WHAT YOU WILL DO: Check each line of the data below for the word "nullptr", then extract the ones that have it.

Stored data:
= = = =

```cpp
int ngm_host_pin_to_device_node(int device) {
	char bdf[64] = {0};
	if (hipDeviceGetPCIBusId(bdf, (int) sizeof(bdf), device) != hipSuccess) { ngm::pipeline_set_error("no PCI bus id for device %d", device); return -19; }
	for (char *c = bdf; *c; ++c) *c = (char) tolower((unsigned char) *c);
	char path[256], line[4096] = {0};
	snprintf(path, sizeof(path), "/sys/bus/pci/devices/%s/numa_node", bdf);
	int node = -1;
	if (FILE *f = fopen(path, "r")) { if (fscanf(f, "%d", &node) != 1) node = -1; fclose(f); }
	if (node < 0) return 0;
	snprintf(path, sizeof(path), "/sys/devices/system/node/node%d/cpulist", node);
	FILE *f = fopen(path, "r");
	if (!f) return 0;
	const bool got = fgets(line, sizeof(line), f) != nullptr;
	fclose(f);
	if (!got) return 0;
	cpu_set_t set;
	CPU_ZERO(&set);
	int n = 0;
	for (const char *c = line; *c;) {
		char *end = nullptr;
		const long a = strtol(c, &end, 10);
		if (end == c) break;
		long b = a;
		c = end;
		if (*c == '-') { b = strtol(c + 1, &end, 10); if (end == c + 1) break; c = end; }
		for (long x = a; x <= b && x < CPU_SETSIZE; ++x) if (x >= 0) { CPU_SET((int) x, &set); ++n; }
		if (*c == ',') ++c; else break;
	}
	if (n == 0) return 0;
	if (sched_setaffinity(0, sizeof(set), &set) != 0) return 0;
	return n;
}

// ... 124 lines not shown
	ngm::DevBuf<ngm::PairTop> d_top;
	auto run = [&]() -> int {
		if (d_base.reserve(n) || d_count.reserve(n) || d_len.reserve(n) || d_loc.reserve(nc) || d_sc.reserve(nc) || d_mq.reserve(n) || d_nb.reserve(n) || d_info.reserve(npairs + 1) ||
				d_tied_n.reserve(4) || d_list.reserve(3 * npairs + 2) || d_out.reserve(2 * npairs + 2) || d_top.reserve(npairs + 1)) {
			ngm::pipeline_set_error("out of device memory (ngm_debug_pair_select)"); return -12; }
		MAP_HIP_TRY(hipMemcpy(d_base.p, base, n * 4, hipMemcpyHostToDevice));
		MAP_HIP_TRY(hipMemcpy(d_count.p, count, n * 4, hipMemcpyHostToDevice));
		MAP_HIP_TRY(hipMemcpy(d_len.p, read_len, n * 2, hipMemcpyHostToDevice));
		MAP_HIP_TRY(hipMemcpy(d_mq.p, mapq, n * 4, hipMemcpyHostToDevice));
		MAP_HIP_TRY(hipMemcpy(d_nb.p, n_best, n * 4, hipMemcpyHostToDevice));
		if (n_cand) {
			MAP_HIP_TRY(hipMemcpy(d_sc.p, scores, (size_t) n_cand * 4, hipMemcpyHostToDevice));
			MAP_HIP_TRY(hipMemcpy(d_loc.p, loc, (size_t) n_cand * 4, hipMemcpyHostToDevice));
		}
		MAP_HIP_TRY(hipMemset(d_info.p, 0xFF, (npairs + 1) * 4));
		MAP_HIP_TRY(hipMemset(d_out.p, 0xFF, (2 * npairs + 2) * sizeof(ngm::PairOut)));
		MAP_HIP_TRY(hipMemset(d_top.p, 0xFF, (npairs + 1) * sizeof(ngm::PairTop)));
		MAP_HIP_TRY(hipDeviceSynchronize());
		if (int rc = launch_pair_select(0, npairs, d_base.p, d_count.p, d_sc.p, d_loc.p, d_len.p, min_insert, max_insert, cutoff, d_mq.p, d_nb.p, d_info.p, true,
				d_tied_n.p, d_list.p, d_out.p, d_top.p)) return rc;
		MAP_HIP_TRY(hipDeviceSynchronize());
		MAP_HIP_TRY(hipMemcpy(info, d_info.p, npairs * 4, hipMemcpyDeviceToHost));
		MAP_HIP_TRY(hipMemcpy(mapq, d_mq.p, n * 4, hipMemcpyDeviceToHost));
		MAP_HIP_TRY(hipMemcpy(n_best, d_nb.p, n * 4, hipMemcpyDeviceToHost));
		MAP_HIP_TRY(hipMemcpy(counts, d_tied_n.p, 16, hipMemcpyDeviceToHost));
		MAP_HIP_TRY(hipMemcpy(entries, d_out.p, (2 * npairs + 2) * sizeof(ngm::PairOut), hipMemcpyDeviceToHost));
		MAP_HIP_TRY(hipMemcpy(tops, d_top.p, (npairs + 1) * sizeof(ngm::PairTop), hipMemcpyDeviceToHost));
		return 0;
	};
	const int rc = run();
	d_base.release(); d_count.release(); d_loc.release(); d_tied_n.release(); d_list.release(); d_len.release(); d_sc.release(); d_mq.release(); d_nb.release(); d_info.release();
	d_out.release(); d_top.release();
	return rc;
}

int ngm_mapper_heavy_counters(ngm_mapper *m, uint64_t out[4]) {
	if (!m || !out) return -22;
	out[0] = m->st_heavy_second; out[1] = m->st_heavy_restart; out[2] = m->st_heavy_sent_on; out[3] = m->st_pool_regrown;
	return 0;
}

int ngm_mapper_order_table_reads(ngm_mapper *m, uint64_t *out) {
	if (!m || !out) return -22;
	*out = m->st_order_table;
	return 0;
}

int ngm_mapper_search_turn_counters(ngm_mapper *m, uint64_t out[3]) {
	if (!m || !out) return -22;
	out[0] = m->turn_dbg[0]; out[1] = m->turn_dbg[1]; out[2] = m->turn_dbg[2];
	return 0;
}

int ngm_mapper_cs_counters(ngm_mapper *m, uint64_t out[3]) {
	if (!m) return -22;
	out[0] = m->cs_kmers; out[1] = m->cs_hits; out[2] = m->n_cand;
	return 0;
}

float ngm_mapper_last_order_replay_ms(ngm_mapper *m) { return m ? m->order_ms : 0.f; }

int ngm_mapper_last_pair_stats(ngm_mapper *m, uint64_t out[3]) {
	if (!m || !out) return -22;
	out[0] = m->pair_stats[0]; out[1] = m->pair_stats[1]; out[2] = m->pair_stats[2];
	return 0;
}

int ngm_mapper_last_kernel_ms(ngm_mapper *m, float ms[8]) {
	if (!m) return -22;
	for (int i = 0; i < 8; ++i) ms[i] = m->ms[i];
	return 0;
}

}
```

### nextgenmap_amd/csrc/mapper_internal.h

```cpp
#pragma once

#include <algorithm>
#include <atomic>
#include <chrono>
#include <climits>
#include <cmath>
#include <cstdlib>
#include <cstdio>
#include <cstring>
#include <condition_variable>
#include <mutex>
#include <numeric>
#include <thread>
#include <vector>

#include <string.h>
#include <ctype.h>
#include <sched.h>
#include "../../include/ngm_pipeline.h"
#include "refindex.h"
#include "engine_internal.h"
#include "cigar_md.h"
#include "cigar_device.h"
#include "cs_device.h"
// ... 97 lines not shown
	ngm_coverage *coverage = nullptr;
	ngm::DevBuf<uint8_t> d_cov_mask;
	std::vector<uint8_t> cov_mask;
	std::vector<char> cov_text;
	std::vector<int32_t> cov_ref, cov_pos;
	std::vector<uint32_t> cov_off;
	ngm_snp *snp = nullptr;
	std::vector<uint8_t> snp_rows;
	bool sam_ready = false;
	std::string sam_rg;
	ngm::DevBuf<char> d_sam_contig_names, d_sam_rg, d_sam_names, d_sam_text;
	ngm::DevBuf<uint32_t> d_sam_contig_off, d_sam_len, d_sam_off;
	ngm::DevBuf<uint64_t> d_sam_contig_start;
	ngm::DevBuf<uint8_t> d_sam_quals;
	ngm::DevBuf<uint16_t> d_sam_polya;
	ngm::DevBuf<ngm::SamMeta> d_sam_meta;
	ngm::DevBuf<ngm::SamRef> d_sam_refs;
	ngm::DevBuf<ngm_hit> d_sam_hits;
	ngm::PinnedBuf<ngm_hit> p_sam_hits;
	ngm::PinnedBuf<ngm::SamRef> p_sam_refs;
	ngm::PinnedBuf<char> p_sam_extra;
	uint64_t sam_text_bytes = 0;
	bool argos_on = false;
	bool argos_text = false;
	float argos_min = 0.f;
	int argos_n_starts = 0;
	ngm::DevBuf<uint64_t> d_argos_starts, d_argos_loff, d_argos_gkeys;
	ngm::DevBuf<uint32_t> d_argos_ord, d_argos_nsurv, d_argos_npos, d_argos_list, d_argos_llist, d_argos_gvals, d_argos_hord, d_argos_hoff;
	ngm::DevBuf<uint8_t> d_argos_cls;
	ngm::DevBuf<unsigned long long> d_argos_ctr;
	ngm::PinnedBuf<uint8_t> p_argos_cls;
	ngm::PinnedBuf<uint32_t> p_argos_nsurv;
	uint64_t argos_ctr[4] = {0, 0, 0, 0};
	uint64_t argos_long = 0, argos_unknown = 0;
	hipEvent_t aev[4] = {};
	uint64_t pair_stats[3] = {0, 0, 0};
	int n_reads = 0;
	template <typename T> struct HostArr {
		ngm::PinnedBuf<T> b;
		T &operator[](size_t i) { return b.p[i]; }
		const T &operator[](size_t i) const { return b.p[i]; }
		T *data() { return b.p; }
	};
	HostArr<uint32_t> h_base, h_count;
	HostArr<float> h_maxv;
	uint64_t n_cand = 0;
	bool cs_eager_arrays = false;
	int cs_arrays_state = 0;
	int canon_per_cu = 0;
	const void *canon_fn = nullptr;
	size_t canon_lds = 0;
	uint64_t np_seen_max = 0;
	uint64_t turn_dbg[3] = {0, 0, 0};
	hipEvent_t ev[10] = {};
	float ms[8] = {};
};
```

= = = =

FINISHED EXERCISE:
	const bool got = fgets(line, sizeof(line), f) != nullptr;
		char *end = nullptr;
	ngm_coverage *coverage = nullptr;
	ngm_snp *snp = nullptr;
	const void *canon_fn = nullptr;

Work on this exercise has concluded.